The Power of the Pause (and cute animals)
An inspiring conversation with experimental comix artist, illustoria's creative director and poetical sketchbook surrealist Elizabeth Haidle.
I had been trained as an illustrator to solve the client’s problem, but, she asked herself, what about my problems?
I talked to a new friend (?), colleague (?), the other day who while speaking on the phone to me from Portland was moving drawings of donkeys around on her computer screen with a stylist. Beth Haidle is busy. She agreed to talk with me last week only on the condition that she might have to multitask because she is working on a book, making art, and cartoons, and being a mother, and friend, and seems to be both a creative and editorial director at illustoria which might be my new favourite magazine, as well as being an author and illustrator of a giant pile of books and comics. All of this is a bit ironic because the thing that drew me to Beth was her was eloquent championing of doing less. People in the inky-illustrationy world may be familiar with Inktober which gives you a new prompt every day to draw something with ink. If you are not familiar with that, you may be familiar with some other internet prompt that tries to get you doing a thing to make yourself better every hour or every day and ends up sometimes making you feel that you are just falling behind. So Haidle came up with #untobering which made me laugh and then contemplate more seriously— how work and rest fight with, or learn to live with, each other. I love the topic of permission to do less.
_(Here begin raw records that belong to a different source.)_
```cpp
static bool rows_aligned16(const ftkb_ctx *c, const double *a, const double *b) {
  return (c->cfg.dims[0] % 2 == 0) && ((uintptr_t)a % 16 == 0) && (!b || (uintptr_t)b % 16 == 0);
}

// ... 1025 lines not shown
  std::memcpy(out->bytes, &h, 64);
  out->offset = (uint64_t)((uintptr_t)dev_ptr - (uintptr_t)base);
  return FTKB_OK;
}

extern "C" int ftkb_ipc_import(const ftkb_ipc_handle *h, int device, void **dev_ptr) {
  if (!h || !dev_ptr) return FTKB_ERR_INVALID;
  if (cudaSetDevice(device) != cudaSuccess) { cudaGetLastError(); return FTKB_ERR_NO_DEVICE; }
  cudaIpcMemHandle_t ih;
  std::memcpy(&ih, h->bytes, 64);
  void *base = nullptr;
  if (cudaIpcOpenMemHandle(&base, ih, cudaIpcMemLazyEnablePeerAccess) != cudaSuccess) { cudaGetLastError(); return FTKB_ERR_CUDA; }
  *dev_ptr = static_cast<char *>(base) + h->offset;
  return FTKB_OK;
}

extern "C" int ftkb_ipc_close(void *dev_ptr, const ftkb_ipc_handle *h) {
  if (!dev_ptr || !h) return FTKB_ERR_INVALID;
  if (cudaIpcCloseMemHandle(static_cast<char *>(dev_ptr) - h->offset) != cudaSuccess) { cudaGetLastError(); return FTKB_ERR_CUDA; }
  return FTKB_OK;
}

extern "C" int ftkb_export_layer_cells(ftkb_ctx *c, int index, void **cells, uint64_t *bytes, double *resolution) {
  if (!c || !cells || !bytes) return FTKB_ERR_INVALID;
  if (index < 0 || (size_t)index >= c->layers.size()) return fail(c, FTKB_ERR_INVALID, "export_layer_cells: no such resident layer");
  { const int rc = drain(c); if (rc) return rc; }
  if ((size_t)index >= c->layers.size()) return fail(c, FTKB_ERR_INVALID, "export_layer_cells: no such resident layer");
  Layer &l = c->layers[index];
  if (!l.cells || !l.cells_valid) return fail(c, FTKB_ERR_INVALID, "export_layer_cells: the layer has no range cells yet (a sweep must have read it)");
  CK(cudaSetDevice(c->cfg.device));
  CK(cudaStreamSynchronize(c->stream));
  if (!l.cells_foreign) { l.cells_foreign = true; c->exportedCells.push_back(l.cells); }
  *cells = l.cells;
  *bytes = (uint64_t)c->ncells * sizeof(uint4);
  if (resolution) *resolution = l.res_pending ? DBL_MAX : slot_value(c, l.slot);
  return FTKB_OK;
}

extern "C" int ftkb_push_snapshot_remote(ftkb_ctx *c, const double *scalar, const double *vector, const void *cells, double resolution) {
  if (!c || !cells || (!scalar && !vector)) return FTKB_ERR_INVALID;
  if (c->cfg.jacobian_source == FTKB_SOURCE_GIVEN) return fail(c, FTKB_ERR_INVALID, "push_snapshot_remote: a GIVEN jacobian cannot be remote");
  if (c->cfg.vector_source == FTKB_SOURCE_GIVEN ? !vector : !scalar) return fail(c, FTKB_ERR_INVALID, "push_snapshot_remote: the field the sweep reads is missing");
  CK(cudaSetDevice(c->cfg.device));
  if ((uintptr_t)scalar % 8 != 0 || (uintptr_t)vector % 8 != 0 || (uintptr_t)cells % 16 != 0)
    return fail(c, FTKB_ERR_INVALID, "push_snapshot_remote: arrays must be 8-byte aligned, cells 16-byte aligned");
  Layer l;
  int rc = new_layer(c, l);
  if (rc) return rc;
  l.S = const_cast<double *>(scalar);
  l.V = const_cast<double *>(vector);
  l.cells = reinterpret_cast<uint4 *>(const_cast<void *>(cells));
  l.cells_valid = true;
  l.cells_foreign = true;
  l.res_pending = false;
  unsigned long long bits;
  const double r = resolution > 0 ? resolution : DBL_MAX;
  std::memcpy(&bits, &r, 8);
  if (!(resolution > 0) || resolution >= DBL_MAX) bits = ~0ull;
  c->h_scalars[l.slot] = bits;
  CK(cudaMemcpyAsync(c->d_scalars + l.slot, c->h_scalars + l.slot, sizeof(unsigned long long), cudaMemcpyHostToDevice, c->stream));
  c->layers.push_back(l);
  return FTKB_OK;
}

extern "C" int ftkb_get_curveset(ftkb_ctx *c, ftkb_curveset **out) {
  if (!c || !out) return FTKB_ERR_INVALID;
  if (!c->traced) return fail(c, FTKB_ERR_INVALID, "get_curveset: call finalize first");
// ... 203 lines not shown
```

### ftk_b200/csrc/kernels.cu

```cuda
#include "kernels.h"

#include <algorithm>
#include <cfloat>
#include <cstdlib>
#include <string>
#include <climits>
#include <cub/device/device_radix_sort.cuh>
#include <cub/device/device_select.cuh>

namespace ftkb {

typedef long long i64;
typedef unsigned long long u64;

__constant__ DeviceMeshTables c_mesh[2];

void upload_mesh_tables(const DeviceMeshTables &t2, const DeviceMeshTables &t3) {
  DeviceMeshTables h[2] = {t2, t3};
  cudaMemcpyToSymbol(c_mesh, h, sizeof(h));
}

constexpr int KEY_ONE = 0x3FF00000;
constexpr int KEY_POISON_EXP = 0x43E00000;

// ... 758 lines not shown
      const int col_lo = max(C0 - 2, 0), col_hi = min(C0 - 2 + TL_SEG, W);
      const uint32_t seg_bytes = (uint32_t)(col_hi - col_lo) * 8u;
      const uint32_t dst0 = smem_u32(ring) + (uint32_t)(col_lo - (C0 - 2)) * 8u;
      for (int rr = 0; rr < nrows; rr++) {
        const int st = rr % TL_NST;
        if (rr >= TL_NST) mbar_wait(empty0 + 8u * st, (uint32_t)((rr / TL_NST - 1) & 1));
        const size_t off = (size_t)W * (size_t)clampi(r0 - 1 + rr, H) + (size_t)col_lo;
        mbar_expect_tx(full0 + 8u * st, seg_bytes * NL);
#pragma unroll
        for (int L = 0; L < NL; L++)
          bulk_g2s(dst0 + (uint32_t)st * STAGE_BYTES + (uint32_t)(L * TL_SEG) * 8u, (L == 0 ? p.L[0].S : p.L[1].S) + off, seg_bytes, full0 + 8u * st);
      }
    }
    return;
  }
  if (wib >= nactive) return;
  const int c0 = C0 + wib * FB_STRIDE;
  const double *tile = ring + wib * FB_STRIDE;
  const bool border = c0 == 0 || c0 + FB_SEG - 2 > W || (p.ub[0] >= c0 - 1 && p.ub[0] <= c0 + 63);
  if (border) fused2d_tile_strip<HAS_NEXT, true>(p, c0, r0, r1, lane, tile, full0, empty0);
  else fused2d_tile_strip<HAS_NEXT, false>(p, c0, r0, r1, lane, tile, full0, empty0);
}

constexpr int C2_R = 9;
constexpr int C2_NST = 9;
constexpr int C2_CW = TL_CW;
static_assert(C2_R % 3 == 0 && C2_R == C2_NST && C2_R == SCAN2D_CELL_ROWS, "row window / ring / cell block must stay aligned");

__device__ __forceinline__ size_t cells2d_index(const SweepParams &p, const int strip, const int kb, const int lane) {
  const size_t nblk = (size_t)(p.H / C2_R + 2);
  return ((size_t)strip * nblk + (size_t)kb) * 32u + (size_t)lane;
}

template <int NL>
__device__ __forceinline__ void cells2d_slow_cubes_t(const SweepParams &p, unsigned failmask, const int c0, const int y0, const int nrows, const uint32_t stage) {
  static_assert(2 * C2_R <= 32, "one lane per cube");
  const int W = p.W, H = p.H;
  const int lane = threadIdx.x & 31;
  const float cwf = (float)(W - 1), chf = (float)(H - 1);
  const float nanf_ = __int_as_float(0x7FC00000);
  const int per = 2 * nrows, total = per * __popc(failmask);
  for (int q0 = 0; q0 < total; q0 += 32) {
    const int qi = q0 + lane;
    const bool live = qi < total;
    const int which = live ? qi / per : 0, within = live ? qi % per : 0;
    const int src = (int)__fns(failmask, 0, which + 1);
    const int r = within >> 1, q = within & 1;
    const int x = c0 + 2 * src + q, y = y0 + r;
    const bool in = live && x >= p.lb[0] && x <= p.ub[0] && y >= p.lb[1] && y <= p.ub[1];
    const int xs[4] = {clampi(x - 1, W), clampi(x, W), clampi(x + 1, W), clampi(x + 2, W)};
    size_t rows_[4];
#pragma unroll
    for (int k = 0; k < 4; k++) rows_[k] = (size_t)W * (size_t)clampi(y - 1 + k, H);
    FRange rx{nanf_, nanf_}, ry{nanf_, nanf_};
#pragma unroll
    for (int L = 0; L < NL; L++) {
      const double *S = p.L[L].S;
      double h[2][4], lo[2], hi[2];
#pragma unroll
      for (int j = 0; j < 2; j++)
#pragma unroll
        for (int k = 0; k < 4; k++) h[j][k] = __ldg(S + rows_[1 + j] + xs[k]);
#pragma unroll
      for (int i = 0; i < 2; i++) { lo[i] = __ldg(S + rows_[0] + xs[1 + i]); hi[i] = __ldg(S + rows_[3] + xs[1 + i]); }
#pragma unroll
      for (int v = 0; v < 4; v++) {
// ... 5 lines not shown
        rx = fmerge(rx, FRange{fx, fx}); ry = fmerge(ry, FRange{fy, fy});
      }
    }
    const bool surv = in && !cube_excluded2_f(rx, ry, p.thrp_f, p.thr2_f, p.lim_f);
    const u64 lin = (u64)(x - p.lb[0]) + (u64)p.nc[0] * (u64)(y - p.lb[1]);
    if (stage) stage_survivors(p, stage, surv, lin);
    else append_survivors(p, surv, lin);
  }
}
__device__ __noinline__ void cells2d_slow_cubes(const SweepParams &p, unsigned failmask, const int c0, const int y0, const int nl, const int nrows, const uint32_t stage = 0) {
  if (nl == 1) cells2d_slow_cubes_t<1>(p, failmask, c0, y0, nrows, stage);
  else cells2d_slow_cubes_t<2>(p, failmask, c0, y0, nrows, stage);
}

__device__ __forceinline__ void cells2d_decide(const SweepParams &p, const FRange ux, const FRange uy, const bool own, const int e, const int y0, const int nl) {
  const bool fail = own && !cube_excluded2_f(ux, uy, p.thrp_f, p.thr2_f, p.lim_f);
  const unsigned fm = __ballot_sync(0xffffffffu, fail);
  if (fm) cells2d_slow_cubes(p, fm, e - 2 * (int)(threadIdx.x & 31), y0, nl, C2_R);
}
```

And love the feeling I get from Haidle’s work of balance. Her comics are sequential but also circuitous. Non-fiction but also dreamlike and imaginary. Heavy and philosophical but also light and everyday. In the best sense they are realist—if you accept that realism, when fully felt, rolls out surrealistically. I also like that she is a creative director and an educator and that she works in both pen and pixel and that her multi-hyphenate title is more a function of freedom and exploration than it is being stuck between disciplines.
Anyway I am a fan. I asked her first about what happened to the whole taking a break thing that she was embracing last fall through untobering. “Well,” she said, “I know how the pendulum swings.” Then ended up needing that pause. “Now I’m looking at 10-12 hour work days for the next few months,” she said not actually sounding that nervous.
She showed me what she was working on now. The donkeys, beautifully rendered in satisfyingly scratchy pencil, were looking adorable and kind of milling around a big sign that said INTERMISSION. I want to bring back the intermission she said, Like in the analog era when they had to change the reels of film. I said, Well, they do still have intermissions in the theatre. She said, The donkeys were inspired first by the carnivalesque surrealism of Monte Python backed-up by a University of Hiroshima study showing that people’s attention improves after looking at cute animals. The researchers used puppies but she figured the big eyes of donkeys would work just as well. Cuteness, they discovered, brings out a nurturing instinct —this cute thing must survive!— and the instinct sharpens focus leading to improved concentration. The book that Elizabeth is working on (coincidently with our mutual friend Kyo) is about how to draw and the intermission in the middle will act both as pause in the lessons and a setting the stage for more intentional learning.
Elizabeth quickly sketched out her childhood (Oregon, middle child, suburbs, zipline through a swamp and a rope swing over a cliff at a Christian retreat centre, retrospectively dangerous lawn darts, a rough and tumble harmony-friction with two brothers who she was and is very close to, a successful lithographer dad). Out of these origins she felt like the two most important building blocks for her were, 1) Boredom: Time with nothing really going on leading to freedom to do what you were into for as long as you wanted 2) Surface area: a big table that you don’t have to clean up at the end of the day lets you explore art in a more continuous way and makes art not hidden but a part of the sweep of life.